Discúlpame por no haberte contestado. La verdad no me dí cuenta de tu pregunta. Yo consulto en línea: www.rae.es

Y en mi casa, que es tu casa, tengo el DRAE que aunque viejito (es la edición de 1992), aún me sirve. Allí encontré el otro día lo siguiente:

*vecera: *manada de ganado, por lo común porcino, perteneciente a un vecindario.

Espero que todavía te sirva para tu colección de nombres de grupos de animales.

Saludos.


----------



## Bronte

Bandada para los pájaros.
Bando para las perdices.
Recova para los perros de montería.
Recua de mulas.
Manada se aplica no solo a los animales salvajes sino tambiés a los cerdos y otros ganados que no forman rebaños.
Parada o baraja para los cabestros.
Salud contertulios.


----------



## Carlos Taramona

Cardumen para peces

Cenado para buhos

Alboro para Rinocerontes o algo parecido

Asi como para nombrar a los habitantes de un lugar se utiliza el gentilicio quiciera saber como se denomina a esta forma de agrupar a los animales.

Para los que tuvieran acceso, hay un capitulo de " De Riply " con Jack Palanse o com se escriba que hace alucion a varias de estas denominaciones


----------



## Ligoromo

Les agradeceré me compartan esta información: cuál es el sustantivo colectivo para definir un conjunto de sapos.  Gracias.


----------



## BETOREYES

¿Senado?


----------



## Paco_18

Si buscas una palabra como jauria para perros, o banco para peces, me temo que no hay ninguna que se refiera a un colectivo de sapos, al menos, no en mi vocabulario jeje


----------



## lazarus1907

Casi seguro que no hay una... a menos que aceptes la sugerencia de Betoreyes, claro.


----------



## SpiceMan

Que yo sepa no se mueven en grupo los sapos.
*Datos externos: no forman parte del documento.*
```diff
+struct HeadsQueueHost {
+  std::mutex m;
+  hipStream_t streams[HQ_EAGER];
+  int nstreams = 0, ncaptured = 0;
+};
+static int heads_queue_slot(hipStream_t st, int dev) {
+  static HeadsQueueHost host[64];
+  if (dev < 0 || dev >= 64) return -1;
+  hipStreamCaptureStatus cs = hipStreamCaptureStatusNone;
+  if (hipStreamIsCapturing(st, &cs) != hipSuccess) {
+    (void)hipGetLastError();
+    return -1;
+  }
+  HeadsQueueHost& h = host[dev];
+  std::lock_guard<std::mutex> lock(h.m);
+  if (cs != hipStreamCaptureStatusNone) return h.ncaptured < HQ_SLOTS - HQ_EAGER ? HQ_EAGER + h.ncaptured++ : -1;
+  for (int i = 0; i < h.nstreams; ++i)
+    if (h.streams[i] == st) return i;
+  if (h.nstreams == HQ_EAGER) return -1;
+  h.streams[h.nstreams] = st;
+  return h.nstreams++;
+}
+static int heads_cu_count(int dev) {
+  static std::atomic<int> cus[64];
+  const bool slot = dev >= 0 && dev < 64;
+  int n = slot ? cus[dev].load(std::memory_order_relaxed) : 0;
+  if (n > 0) return n;
+  if (hipDeviceGetAttribute(&n, hipDeviceAttributeMultiprocessorCount, dev) != hipSuccess || n <= 0) {
+    (void)hipGetLastError();
+    return 0;
+  }
+  if (slot) cus[dev].store(n, std::memory_order_relaxed);
+  return n;
+}
+
+template <int PL, int HD_RING, int NRBT, bool PRE, bool PERSIST>
+static int launch_heads_form(const HeadsParams& p, unsigned grid, hipStream_t st) {
   constexpr int BM = 32 * NRBT;
-  constexpr size_t lds = sizeof(uint16_t) * 2 * PL * BM * (256 + 8) + sizeof(float) * (8 * 64 + 16);
+  constexpr size_t lds = sizeof(uint16_t) * 2 * PL * BM * (256 + 8) + sizeof(float) * (8 * 64 + 16) +
+                         (PERSIST && PRE && PL == 2 ? sizeof(float) * 256 : 0);
   static_assert(lds <= 160 * 1024, "one workgroup's panels must fit a CU's LDS");
   static LdsAttrCache lds_cache;
-  if (int rc = allow_dynamic_lds(reinterpret_cast<const void*>(&mlp_heads_kernel<PL, HD_RING, NRBT, PRE>), lds, lds_cache)) return rc;
-  hipLaunchKernelGGL((mlp_heads_kernel<PL, HD_RING, NRBT, PRE>), dim3((unsigned)((p.P + BM - 1) / BM)), dim3(512), lds, st, p);
+  if (int rc = allow_dynamic_lds(reinterpret_cast<const void*>(&mlp_heads_kernel<PL, HD_RING, NRBT, PRE, PERSIST>), lds, lds_cache)) return rc;
+  hipLaunchKernelGGL((mlp_heads_kernel<PL, HD_RING, NRBT, PRE, PERSIST>), dim3(grid), dim3(512), lds, st, p);
   S4G_LAUNCH_CHECK();
   return S4G_OK;
+}
+template <int PL, int HD_RING, int NRBT, bool PRE>
+static int launch_heads_cfg(const HeadsParams& p0, hipStream_t st) {
+  constexpr int BM = 32 * NRBT;
+  HeadsParams p = p0;
+  p.ntiles = (p.P + BM - 1) / BM;
+  p.qslot = 0;
+  int dev = 0;
+  if (hipError_t e = hipGetDevice(&dev); e != hipSuccess) return (int)e;
+  int wgs = 0;
+  if (const char* k = knob("S4G_HEADS_WGS")) {
+    wgs = atoi(k);
+    if (wgs < 0 || wgs > 65535) return S4G_EINVAL;
+  } else if (PL == 2) {
+    const int cus = heads_cu_count(dev);
+    if (cus > 0 && p.ntiles > cus) wgs = cus;
+  }
+  if (wgs > 0) {
+    p.qslot = heads_queue_slot(st, dev);
+    if (p.qslot >= 0) return launch_heads_form<PL, HD_RING, NRBT, PRE, true>(p, (unsigned)wgs, st);
+  }
+  return launch_heads_form<PL, HD_RING, NRBT, PRE, false>(p, (unsigned)p.ntiles, st);
 }
 template <int PL, int HD_RING, int NRBT>
 static int launch_heads(const HeadsParams& p, hipStream_t st) {
@@ -378,6 +629,12 @@
 }
 
 }
+
+#ifdef S4G_HEADS_STAMPS
+extern "C" int s4g_debug_heads_stamps(unsigned long long* host_out_512x8) {
+  return (int)hipMemcpyFromSymbol(host_out_512x8, HIP_SYMBOL(s4g::g_heads_stamps), sizeof(unsigned long long) * 512 * 8);
+}
+#endif
 
 extern "C" int s4g_heads_chain_f32(const s4g_heads_desc_t* d, s4g_stream_t stream) {
   using namespace s4g;
```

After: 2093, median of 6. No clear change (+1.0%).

Una bandada, jauría, rebaño, etc sí.


----------



## Gévy

Para confirmar la intuición de Betoreyes, os señalo que dentro de los distintos tipos de sapos hay unos que se llaman "sapo con silla" (Brachycephalus ephippium)


----------



## pejeman

*13.* m._ Cuba._ Pez pequeño, de cabeza grande y boca muy hendida, que vive en la desembocadura de los ríos.
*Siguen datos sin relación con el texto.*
+__global__ void __launch_bounds__(1024) colour_scan_kernel(ViewWs vw, int64_t n_rays) {
+    __shared__ int part[16];
+    const int tid = threadIdx.x, lane = tid & 63, wv = tid >> 6;
+    const int64_t K = (n_rays + 1023) / 1024;
+    const int64_t r0 = tid * K, r1 = r0 + K < n_rays ? r0 + K : n_rays;
+    int* off = vw_off(vw);
+    int* segray = vw_segray(vw, n_rays);
+    int sum = 0;
+    for (int64_t r = r0; r < r1; ++r) sum += off[r];
+    int v = sum;
+#pragma unroll
+    for (int o = 1; o < 64; o <<= 1) { const int up = __shfl_up(v, o, 64); if (lane >= o) v += up; }
+    if (lane == 63) part[wv] = v;
+    __syncthreads();
+    int below = v - sum, total = 0;
+#pragma unroll
+    for (int k = 0; k < 16; ++k) { if (k < wv) below += part[k]; total += part[k]; }
+    for (int64_t r = r0; r < r1; ++r) {
+        const int cnt = off[r];
+        off[r] = below;
+        for (int g = (below + 31) >> 5; 32 * g < below + cnt; ++g) segray[g] = (int)r;
+        below += cnt;
+    }
+    if (tid == 0) off[n_rays] = total;
+}
+
+struct ColourDev {
+    ViewWs vw;
+    const float* ray_batch; int cols; int64_t n_rays;
+    const float* b0; int nbias;
+    const float* wvl;
+};
+
+__global__ void __launch_bounds__(256, 2) colour_rows_kernel(ColourDev P) {
+    extern __shared__ __attribute__((aligned(16))) float lds_bias[];
+    const int lane = threadIdx.x & 63, j = lane & 31, h = lane >> 5;
+    const int wv = __builtin_amdgcn_readfirstlane(threadIdx.x >> 6);
+    bias_to_lds(lds_bias, P.b0, P.nbias);
+    const int* off = vw_off(P.vw);
+    const int* segray = vw_segray(P.vw, P.n_rays);
+    const int total = __builtin_amdgcn_readfirstlane(off[P.n_rays]);
+    const int nseg = (total + 31) >> 5, nwaves = (int)gridDim.x * 4;
+    int g = (int)blockIdx.x * 4 + wv;
+    if (g >= nseg) return;
+    WStream ws;
+    ws_start(ws, P.wvl, lds_bias, lds_bias + P.nbias + wv * SW_RING * SW_STEP_FLOATS, lane);
+    const float* rgb_tiles = ws.bias + (SW_DIR_BIAS_TILES + 64 + 8 + 1) * SW_BIAS_TILE_FLOATS;
+    const float* hb_rgb = rgb_tiles - SW_BIAS_TILE_FLOATS;
+    const int gs = vw_group_stride(P.vw);
+#pragma nounroll
+    for (; g < nseg; g += nwaves) {
+        const int row = 32 * g + j;
+        const bool valid = row < total;
+        const int i = valid ? row : total - 1;
+        const int rg = __builtin_amdgcn_readfirstlane(segray[g]);
+        const int64_t rk = (int64_t)rg + j + 1;
+        const int nxt = off[rk < P.n_rays ? rk : P.n_rays];
+        int dr = 0;
+#pragma unroll
+        for (int k = 0; k < 32; ++k) dr += (__shfl(nxt, k, 32) <= i) ? 1 : 0;
+        const int64_t ray = (int64_t)rg + dr;
+        const int slot = i - off[ray];
+        float* reg = vw_ray(P.vw, ray);
+        const int s = vw_sample(P.vw, reg)[slot];
+        const float* q = vw_row(P.vw, reg, slot, h);
+        f32x16 in[8], demb, hv[4];
+#pragma unroll
+        for (int c = 0; c < 32; ++c) {
+            const f32x4 v = *reinterpret_cast<const f32x4*>(q + (size_t)c * gs);
+            in[c >> 2][4 * (c & 3) + 0] = v[0]; in[c >> 2][4 * (c & 3) + 1] = v[1];
+            in[c >> 2][4 * (c & 3) + 2] = v[2]; in[c >> 2][4 * (c & 3) + 3] = v[3];
+        }
+        const float* dp = P.ray_batch + ray * P.cols + (P.cols - 3);
+        pe_dir(dp[0], dp[1], dp[2], h, demb);
+        ws.bias = rgb_tiles;
+        ws.base = reinterpret_cast<const char*>(P.wvl);
+        canon_tail_rows(in, demb, hv, lds_bias + h * 16, ws);
+        float c3[3];
+        head_valu<3, 4>(hv, ws, c3);
+        if (valid && h == 0) {
+            float* c = vw_c(P.vw, reg);
+            c[s] = c3[0] + hb_rgb[1]; c[P.vw.sp + s] = c3[1] + hb_rgb[2]; c[2 * P.vw.sp + s] = c3[2] + hb_rgb[3];
+        }
+    }
+}
+
+__global__ void __launch_bounds__(256) colour_maps_kernel(ViewWs vw, int64_t n_rays, int S, int white, float* rgb_map) {
+    const int lane = threadIdx.x & 63, j = lane & 31;
+    const int64_t ray = (int64_t)blockIdx.x * 4 + (threadIdx.x >> 6);
+    if (ray >= n_rays) return;
+    float* reg = vw_ray(vw, ray);
+    const float* wq = vw_w(vw, reg);
+    const float* cq = vw_c(vw, reg);
+    float pr = 0.f, pg = 0.f, pb = 0.f;
+    const int ntiles = (S + 31) >> 5;
+#pragma nounroll
+    for (int t = 0; t < ntiles; ++t) {
+        const int s = t * 32 + j;
+        const int sc = s < S ? s : S - 1;
+        const float w = s < S ? wq[sc] : 0.f;
+        const float c0 = cq[sc], c1 = cq[vw.sp + sc], c2 = cq[2 * vw.sp + sc];
+        comp_accumulate_colour(w, c0, c1, c2, pr, pg, pb);
+    }
+    pr = wave32_sum(pr); pg = wave32_sum(pg); pb = wave32_sum(pb);
+    if (lane == 0) comp_write_rgb(pr, pg, pb, reg[0], white, ray, rgb_map);
+}
+
+int sw_colour_split_launch(const swnerf_pass_args& a, const ViewWs& vw, const float* b0, int nbias, const float* wvl, hipStream_t st) {
+    hipLaunchKernelGGL(colour_scan_kernel, dim3(1), dim3(1024), 0, st, vw, a.n_rays);
+    const int64_t rows_max = a.n_rays * (int64_t)(vw.rows < a.n_samples ? vw.rows : a.n_samples);
+    const int64_t wgs = (rows_max + 127) / 128;
+    if (wgs > 0) {
+        ColourDev P;
+        P.vw = vw; P.ray_batch = a.ray_batch; P.cols = a.cols; P.n_rays = a.n_rays; P.b0 = b0; P.nbias = nbias; P.wvl = wvl;
+        const size_t lds = ((size_t)nbias + 4 * SW_RING * SW_STEP_FLOATS) * sizeof(float);
+        hipLaunchKernelGGL(colour_rows_kernel, dim3((unsigned)(wgs < 512 ? wgs : 512)), dim3(256), lds, st, P);
+    }
+    hipLaunchKernelGGL(colour_maps_kernel, dim3((unsigned)((a.n_rays + 3) / 4)), dim3(256), 0, st, vw, a.n_rays, a.n_samples, a.white_bkgd, a.rgb_map);
+    return sw_check(hipGetLastError(), "render_pass colour launch");
+}
diff --git a/sw-nerf_amd/csrc/composite.h b/sw-nerf_amd/csrc/composite.h
--- a/sw-nerf_amd/csrc/composite.h
+++ b/sw-nerf_amd/csrc/composite.h
@@ -60,14 +60,16 @@
     pb += w * comp_sigmoid(c2);
 }
 
+__device__ __forceinline__ void comp_write_rgb(float pr, float pg, float pb, float pa, int white, int64_t ray, float* rgb_map) {
+    const float bg = white ? (1.f - pa) : 0.f;
+    rgb_map[ray * 3 + 0] = pr + bg;
+    rgb_map[ray * 3 + 1] = pg + bg;
+    rgb_map[ray * 3 + 2] = pb + bg;
+}
+
 __device__ __forceinline__ void comp_write_maps(float pr, float pg, float pb, float pd, float pa, int white, int64_t ray,
                                                 float* rgb_map, float* disp_map, float* acc_map, float* depth_map) {
-    if (rgb_map) {
-        const float bg = white ? (1.f - pa) : 0.f;
-        rgb_map[ray * 3 + 0] = pr + bg;
-        rgb_map[ray * 3 + 1] = pg + bg;
-        rgb_map[ray * 3 + 2] = pb + bg;
-    }
+    if (rgb_map) comp_write_rgb(pr, pg, pb, pa, white, ray, rgb_map);
     if (depth_map) depth_map[ray] = pd;
     if (acc_map) acc_map[ray] = pa;
     if (disp_map) {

Si es un grupo de éstos, entonces es un cardumen.

Bienvenido al foro. Te estrenaste con una pregunta cañona.


----------



## ROSANGELUS

Gracias a Dios, no se ven muchos los sapos (Los Batracios como tal) en Colectivo, porque debe ser espeluznante, yo en particular les tengo mucho miedo y respeto....
En cuanto a la Interpretación de Beto, me parecio muy graciosa y real, en ese sentido si hay que reconocer que se ven bastante en colectivo, y me pregunto muy para mis adentros, sin animo de extender el hilo ¿habria que temerles y respetarles???
Saludos!


----------



## tomatico

Aqui en EE.UU. se le dice GOP.
 
hehehehe


----------



## Bocha

En este interesante trabajo

http://www.romaniaminor.net/ianua/Ianua02/02Ianua02.pdf

EL COLECTIVO MEDIANTE AFIJOS EN ESPAÑOL​ 
figuran todos estos (entre otros cientos de colectivos)
*Caserío, saquerío, mosquerío, monjerío, mocerío, rancherío, palitroquerío,*
_*genterío, surquerío, cablerío, trasterío, lomerío, mujererío, saperío, relojerío, estrellerío*_​


----------



## ei-var12434

muy facil...un SAPERIO...
JE JE ERA BROMA.NO CREO QUE EXISTA UN SUSTANTIVO COLECTIVO QUE SE REFIERA A LOS SAPOS


----------



## CABARET

Lo Que Mas Me Suena Es Banco, No? Como Los Peces. Se Parece Mas A Un Banco Que A Una Manada. Aunque Es Cierto, Los Sapos No Viajan Juntos.


----------



## Gévy

Hola,

He consultado con una amiga que sabe bastante de bichos. Y sí viajan juntos los sapos en el momento del apareamiento.

Os pongo aquí  los datos que me ha suministrado:

"Cuando están apareándose, lo llaman "bolas de sapos" o "bolas de rana" :
suele ser una hembra con unos cuantos machos, todos al revoltijo y cuando llega la época de reproducción, los bichos van a las charcas en pandillas enormes
a eso lo llaman "una migración".
Es impresionante... una carretera toda llena de sapos o ranas, corriendo como locos. Esos grupazos son lo que se llaman genéricamente "migración".
migración = rebaño de sapos/ranas que se dirigen a los lugares de apareamiento.
Más bien diría yo "manadas"."
 
Un beso,
 
Gévy


----------